▸ **Your assignment**: If a line in the records contains the word "ActivatedC", count it; state the resulting number and nothing more.

▸ **Provided material**:
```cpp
int rtgs_rows_pack(const uint8_t* row_state, int32_t P, float* d_xyz, float* d_shs, float* d_opacity, float* d_scales,
                   float* d_rotations, float* d_normal, float* out_list, int32_t capacity, uint32_t* count_scratch,
                   void* stream);
int rtgs_rows_overflow(const float* gathered_lists, int32_t world, int32_t capacity, uint32_t* flag_and_counts, void* stream);
int rtgs_rows_apply(const float* list, int32_t capacity, int32_t mode, float* d_xyz, float* d_shs, float* d_opacity,
                    float* d_scales, float* d_rotations, float* d_normal, uint8_t* row_state, const uint32_t* skip_flag,
                    void* stream);

size_t rtgs_map_step_args_size(void);
size_t rtgs_raster_settings_size(void);

const char* rtgs_version(void);

#ifdef __cplusplus
}
#endif
#endif
```

rtg_slam_amd/_lib.py:

```python
from __future__ import annotations

import ctypes as C
import os
import threading

_HERE = os.path.dirname(os.path.abspath(__file__))
LIB_PATH = os.environ.get("RTGS_LIB_PATH") or os.path.join(_HERE, "librtgs_hip.so")

RESIZE_FN = C.CFUNCTYPE(C.c_void_p, C.c_void_p, C.c_size_t)
FWD_NO_BACKWARD = 1


class RasterSettingsC(C.Structure):
    _fields_ = [
        ("image_height", C.c_int32), ("image_width", C.c_int32),
        ("tanfovx", C.c_float), ("tanfovy", C.c_float),
        ("bg", C.c_void_p), ("scale_modifier", C.c_float),
        ("viewmatrix", C.c_void_p), ("projmatrix", C.c_void_p),
        ("sh_degree", C.c_int32), ("campos", C.c_void_p),
        ("opaque_threshold", C.c_float), ("depth_threshold", C.c_float),
        ("normal_threshold", C.c_float), ("color_sigma", C.c_float),
        ("prefiltered", C.c_int32), ("debug", C.c_int32),
        ("cx", C.c_float), ("cy", C.c_float), ("T_threshold", C.c_float),
    ]


class IcpLevelC(C.Structure):
    _fields_ = [
        ("H", C.c_int32), ("W", C.c_int32), ("downscale", C.c_float), ("iters", C.c_int32),
        ("vertex_src", C.c_void_p), ("normal_src", C.c_void_p),
        ("vertex_tgt", C.c_void_p), ("normal_tgt", C.c_void_p),
    ]


_lock = threading.Lock()
_lib = None

_P = C.c_void_p


class LossCfgC(C.Structure):
    _fields_ = [("color_weight", C.c_float), ("depth_weight", C.c_float), ("ssim_weight", C.c_float),
                ("add_depth_thres", C.c_float), ("render_mask", C.c_void_p), ("sums_zeroed", C.c_int32)]


class AttachC(C.Structure):
    _fields_ = [("init_xyz", C.c_void_p), ("init_raw8", C.c_void_p), ("attach_info", C.c_void_p)]


class ActivatedC(C.Structure):
    _fields_ = [(n, C.c_void_p) for n in ("opacity", "scales", "rotations", "normal")]


class MapStepArgsC(C.Structure):
    _fields_ = (
        [("settings", C.POINTER(RasterSettingsC)), ("P", C.c_int32), ("sh_coeffs", C.c_int32)]
        + [(n, C.c_void_p) for n in ("xyz", "shs", "raw8", "tile_mask", "gt_color", "gt_depth")]
        + [("loss", LossCfgC), ("loss_scratch", C.c_void_p)]
        + [(n, C.c_void_p) for n in (
            "opacity", "scales", "rotations", "normal", "out_color", "out_depth", "out_color_index", "out_depth_index",
            "out_color_weight", "out_depth_weight", "out_T", "out_radii", "dL_dcolor", "dL_ddepth", "loss4",
            "d_xyz", "d_opacity", "d_shs", "d_scales", "d_rotations", "d_normal", "d_raw8", "grad_scratch", "row_state",
            "m_xyz", "v_xyz", "m_shs", "v_shs", "m_raw8", "v_raw8", "lr_xyz", "lr_shs", "lr_raw8",
            "ever_xyz", "ever_shs", "ever_raw8")]
        + [("step", C.c_int32), ("beta1", C.c_float), ("beta2", C.c_float), ("eps", C.c_float)]
        + [("attach", C.POINTER(AttachC)), ("confidence", C.c_void_p), ("activated_valid", C.c_int32)]
        + [("geom_resize", RESIZE_FN), ("geom_user", C.c_void_p), ("binning_resize", RESIZE_FN),
           ("binning_user", C.c_void_p), ("image_resize", RESIZE_FN), ("image_user", C.c_void_p)]
        + [("normal_weight", C.c_float), ("gt_normal", C.c_void_p), ("train_begin", C.c_int32), ("train_end", C.c_int32),
           ("tail_mode", C.c_int32), ("live_counts", C.c_void_p)])


_SIGNATURES = {
    "rtgs_version": (C.c_char_p, []),
    "rtgs_raster_forward": (C.c_int, [C.POINTER(RasterSettingsC), C.c_int32, C.c_int32] + [_P] * 6 + [_P]
                            + [_P] * 8 + [RESIZE_FN, _P, RESIZE_FN, _P, RESIZE_FN, _P,
                                          C.POINTER(C.c_int64), _P]),
    "rtgs_raster_backward": (C.c_int, [C.POINTER(RasterSettingsC), C.c_int32, C.c_int32, C.c_int64] + [_P] * 6
                             + [_P] * 3 + [_P, _P, _P] + [_P, _P] + [_P] * 6 + [_P, _P]),
    "rtgs_raster_backward_rows": (C.c_int, [C.POINTER(RasterSettingsC), C.c_int32, C.c_int32, C.c_int64] + [_P] * 6
                                  + [_P] * 3 + [_P, _P, _P] + [_P, _P] + [_P] * 6 + [_P, _P, _P]),
    "rtgs_raster_backward_scratch_bytes": (C.c_size_t, [C.c_int32]),
    "rtgs_raster_geom_bytes": (C.c_size_t, [C.c_int32, C.c_int32, C.c_int32]),
    "rtgs_raster_binning_bytes": (C.c_size_t, [C.c_int64, C.c_int32, C.c_int32]),
    "rtgs_raster_image_bytes": (C.c_size_t, [C.c_int32, C.c_int32]),
    "rtgs_raster_last_stats": (C.c_int, [C.POINTER(C.c_int64)]),
    "rtgs_raster_set_counters": (None, [_P]),
    "rtgs_fused_adam": (C.c_int, [_P, _P, _P, _P, _P, C.c_int64, C.c_int32, C.c_int32, C.c_float, C.c_float, C.c_float, _P]),
    "rtgs_fused_adam_rows": (C.c_int, [_P, _P, _P, _P, _P, _P, _P, C.c_int64, C.c_int32, C.c_int32, C.c_float, C.c_float, C.c_float, _P]),
    "rtgs_map_activate8_forward": (C.c_int, [_P, C.c_int64, _P, _P, _P, _P, _P]),
    "rtgs_map_activate8_backward": (C.c_int, [_P, C.c_int64, _P, _P, _P, _P, _P, _P]),
    "rtgs_map_activate8_backward_rows": (C.c_int, [_P, C.c_int64, _P, _P, _P, _P, _P, _P, _P]),
    "rtgs_map_tail_rows": (C.c_int, [_P] * 23 + [C.c_int64, C.c_int32, C.c_float, C.c_float, C.c_float,
                                     C.POINTER(AttachC), _P, _P, C.POINTER(ActivatedC), _P]),
    "rtgs_attach_prepare": (C.c_int, [_P, _P, C.POINTER(AttachC), C.c_int64, _P]),
    "rtgs_history_merge": (C.c_int, [_P] * 8 + [C.c_int64, C.c_float, _P]),
    "rtgs_map_fused_tail": (C.c_int, [C.POINTER(RasterSettingsC), C.POINTER(MapStepArgsC), _P, _P, _P, _P, _P]),
    "rtgs_map_fused_tail_hint": (C.c_int, [C.POINTER(RasterSettingsC), C.POINTER(MapStepArgsC), _P, _P, _P, _P, C.c_uint32, _P]),
    "rtgs_raster_last_listed_ctx": (C.c_uint32, [_P]),
    "rtgs_stream_create_reserving": (C.c_void_p, [C.c_int]),
    "rtgs_stream_destroy": (None, [_P]),
    "rtgs_raster_backward_buffers": (C.c_int, [C.c_int32, C.c_int32, C.c_int32, C.POINTER(C.c_size_t)]),
    "rtgs_raster_last_buffers_ctx": (C.c_int, [_P, C.POINTER(C.c_void_p)]),
    "rtgs_raster_set_aux_zero_ctx": (None, [_P, _P]),
    "rtgs_raster_backward_walk_ctx": (C.c_int, [_P, C.POINTER(RasterSettingsC), C.c_int32, C.c_int32, C.c_int64] + [_P] * 6
                                      + [_P] * 3 + [_P, _P, _P] + [_P, _P] + [_P] * 6 + [_P, _P, C.c_int32, C.c_int32, _P]),
    "rtgs_slam_loss_scratch_bytes": (C.c_size_t, [C.c_int32, C.c_int32, C.c_int32]),
    "rtgs_slam_map_step_front": (C.c_int, [C.POINTER(MapStepArgsC), C.POINTER(C.c_int64), _P]),
    "rtgs_rows_pack": (C.c_int, [_P, C.c_int32] + [_P] * 7 + [C.c_int32, _P, _P]),
    "rtgs_rows_overflow": (C.c_int, [_P, C.c_int32, C.c_int32, _P, _P]),
    "rtgs_rows_apply": (C.c_int, [_P, C.c_int32, C.c_int32] + [_P] * 7 + [_P, _P]),
    "rtgs_map_step_args_size": (C.c_size_t, []),
    "rtgs_raster_settings_size": (C.c_size_t, []),
    "rtgs_slam_map_step": (C.c_int, [C.POINTER(MapStepArgsC), C.POINTER(C.c_int64), _P]),
    "rtgs_slam_loss": (C.c_int, [_P, _P, _P, _P, _P, C.c_int32, C.c_int32, C.POINTER(LossCfgC), _P, _P, _P, _P, _P]),
    "rtgs_slam_normal_loss": (C.c_int, [_P, _P, _P, _P, C.c_int32, C.c_int32, C.c_float, _P, _P, _P, _P, _P, _P]),
    "rtgs_slam_loss_sums": (C.c_int, [_P, _P, _P, _P, _P, C.c_int32, C.c_int32, C.POINTER(LossCfgC), _P, _P]),
    "rtgs_slam_loss_grads": (C.c_int, [_P, _P, _P, _P, _P, C.c_int32, C.c_int32, C.POINTER(LossCfgC), _P, _P, _P, _P, _P]),
    "rtgs_raster_set_profiling": (None, [C.c_int]),
    "rtgs_raster_force_sort_path": (None, [C.c_int]),
    "rtgs_raster_set_near_slice": (None, [C.c_int, C.c_int]),
    "rtgs_raster_last_slice_stats": (C.c_int, [C.POINTER(C.c_int64)]),
    "rtgs_raster_last_timings": (C.c_int, [C.POINTER(C.c_float)]),
    "rtgs_ctx_create": (C.c_void_p, []),
    "rtgs_ctx_destroy": (None, [_P]),
    "rtgs_raster_forward_ctx": (C.c_int, [_P, C.POINTER(RasterSettingsC), C.c_int32, C.c_int32] + [_P] * 6 + [_P]
                                + [_P] * 8 + [RESIZE_FN, _P, RESIZE_FN, _P, RESIZE_FN, _P, C.POINTER(C.c_int64),
                                              C.c_int32, _P]),
    "rtgs_raster_backward_ctx": (C.c_int, [_P, C.POINTER(RasterSettingsC), C.c_int32, C.c_int32, C.c_int64] + [_P] * 6
                                 + [_P] * 3 + [_P, _P, _P] + [_P, _P] + [_P] * 6 + [_P, _P]),
    "rtgs_raster_backward_rows_ctx": (C.c_int, [_P, C.POINTER(RasterSettingsC), C.c_int32, C.c_int32, C.c_int64] + [_P] * 6
                                      + [_P] * 3 + [_P, _P, _P] + [_P, _P] + [_P] * 6 + [_P, _P, _P]),
    "rtgs_raster_backward_range_ctx": (C.c_int, [_P, C.POINTER(RasterSettingsC), C.c_int32, C.c_int32, C.c_int64] + [_P] * 6
                                       + [_P] * 3 + [_P, _P, _P] + [_P, _P] + [_P] * 6 + [_P, _P, C.c_int32, C.c_int32, _P]),
    "rtgs_slam_normal_loss_range": (C.c_int, [_P, _P, _P, _P, C.c_int32, C.c_int32, C.c_float, _P, _P, _P, _P, _P,
                                              C.c_int32, C.c_int32, _P]),
    "rtgs_slam_normal_loss_sums": (C.c_int, [_P, _P, _P, _P, C.c_int32, C.c_int32, _P, _P, _P]),
    "rtgs_slam_normal_loss_grads": (C.c_int, [_P, _P, _P, _P, C.c_int32, C.c_int32, C.c_float, _P, _P, _P, _P, _P,
                                              C.c_int32, C.c_int32, _P]),
    "rtgs_raster_geom_bytes_ctx": (C.c_size_t, [_P, C.c_int32, C.c_int32, C.c_int32]),
    "rtgs_raster_last_stats_ctx": (C.c_int, [_P, C.POINTER(C.c_int64)]),
    "rtgs_raster_set_counters_ctx": (None, [_P, _P]),
    "rtgs_raster_set_profiling_ctx": (None, [_P, C.c_int]),
    "rtgs_raster_force_sort_path_ctx": (None, [_P, C.c_int]),
    "rtgs_raster_set_bwd_walk_ctx": (None, [_P, C.c_int]),
    "rtgs_raster_set_bwd_debug": (None, [C.c_int]),
    "rtgs_raster_set_bwd_stamps": (None, [C.c_void_p]),
    "rtgs_raster_set_fwd_stamps": (None, [C.c_void_p]),
    "rtgs_icp_set_stamps": (None, [C.c_void_p]),
    "rtgs_raster_set_onepass_ctx": (None, [_P, C.c_int]),
    "rtgs_raster_forward_verify_ctx": (C.c_int, [_P, C.POINTER(C.c_int64)]),
    "rtgs_raster_spec_fail_ptr_ctx": (C.c_void_p, [_P]),
    "rtgs_raster_set_speculation_ctx": (None, [_P, C.c_int]),
    "rtgs_raster_speculation_stats_ctx": (C.c_int, [_P, C.POINTER(C.c_int64)]),
    "rtgs_raster_plain_stats_ctx": (C.c_int, [_P, C.POINTER(C.c_int64)]),
    "rtgs_raster_set_plain_onepass_ctx": (None, [_P, C.c_int]),
    "rtgs_raster_image_offsets": (C.c_int, [C.c_int32, C.c_int32, C.POINTER(C.c_size_t)]),
# ... 96 lines not shown
```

▸ **Result**: 2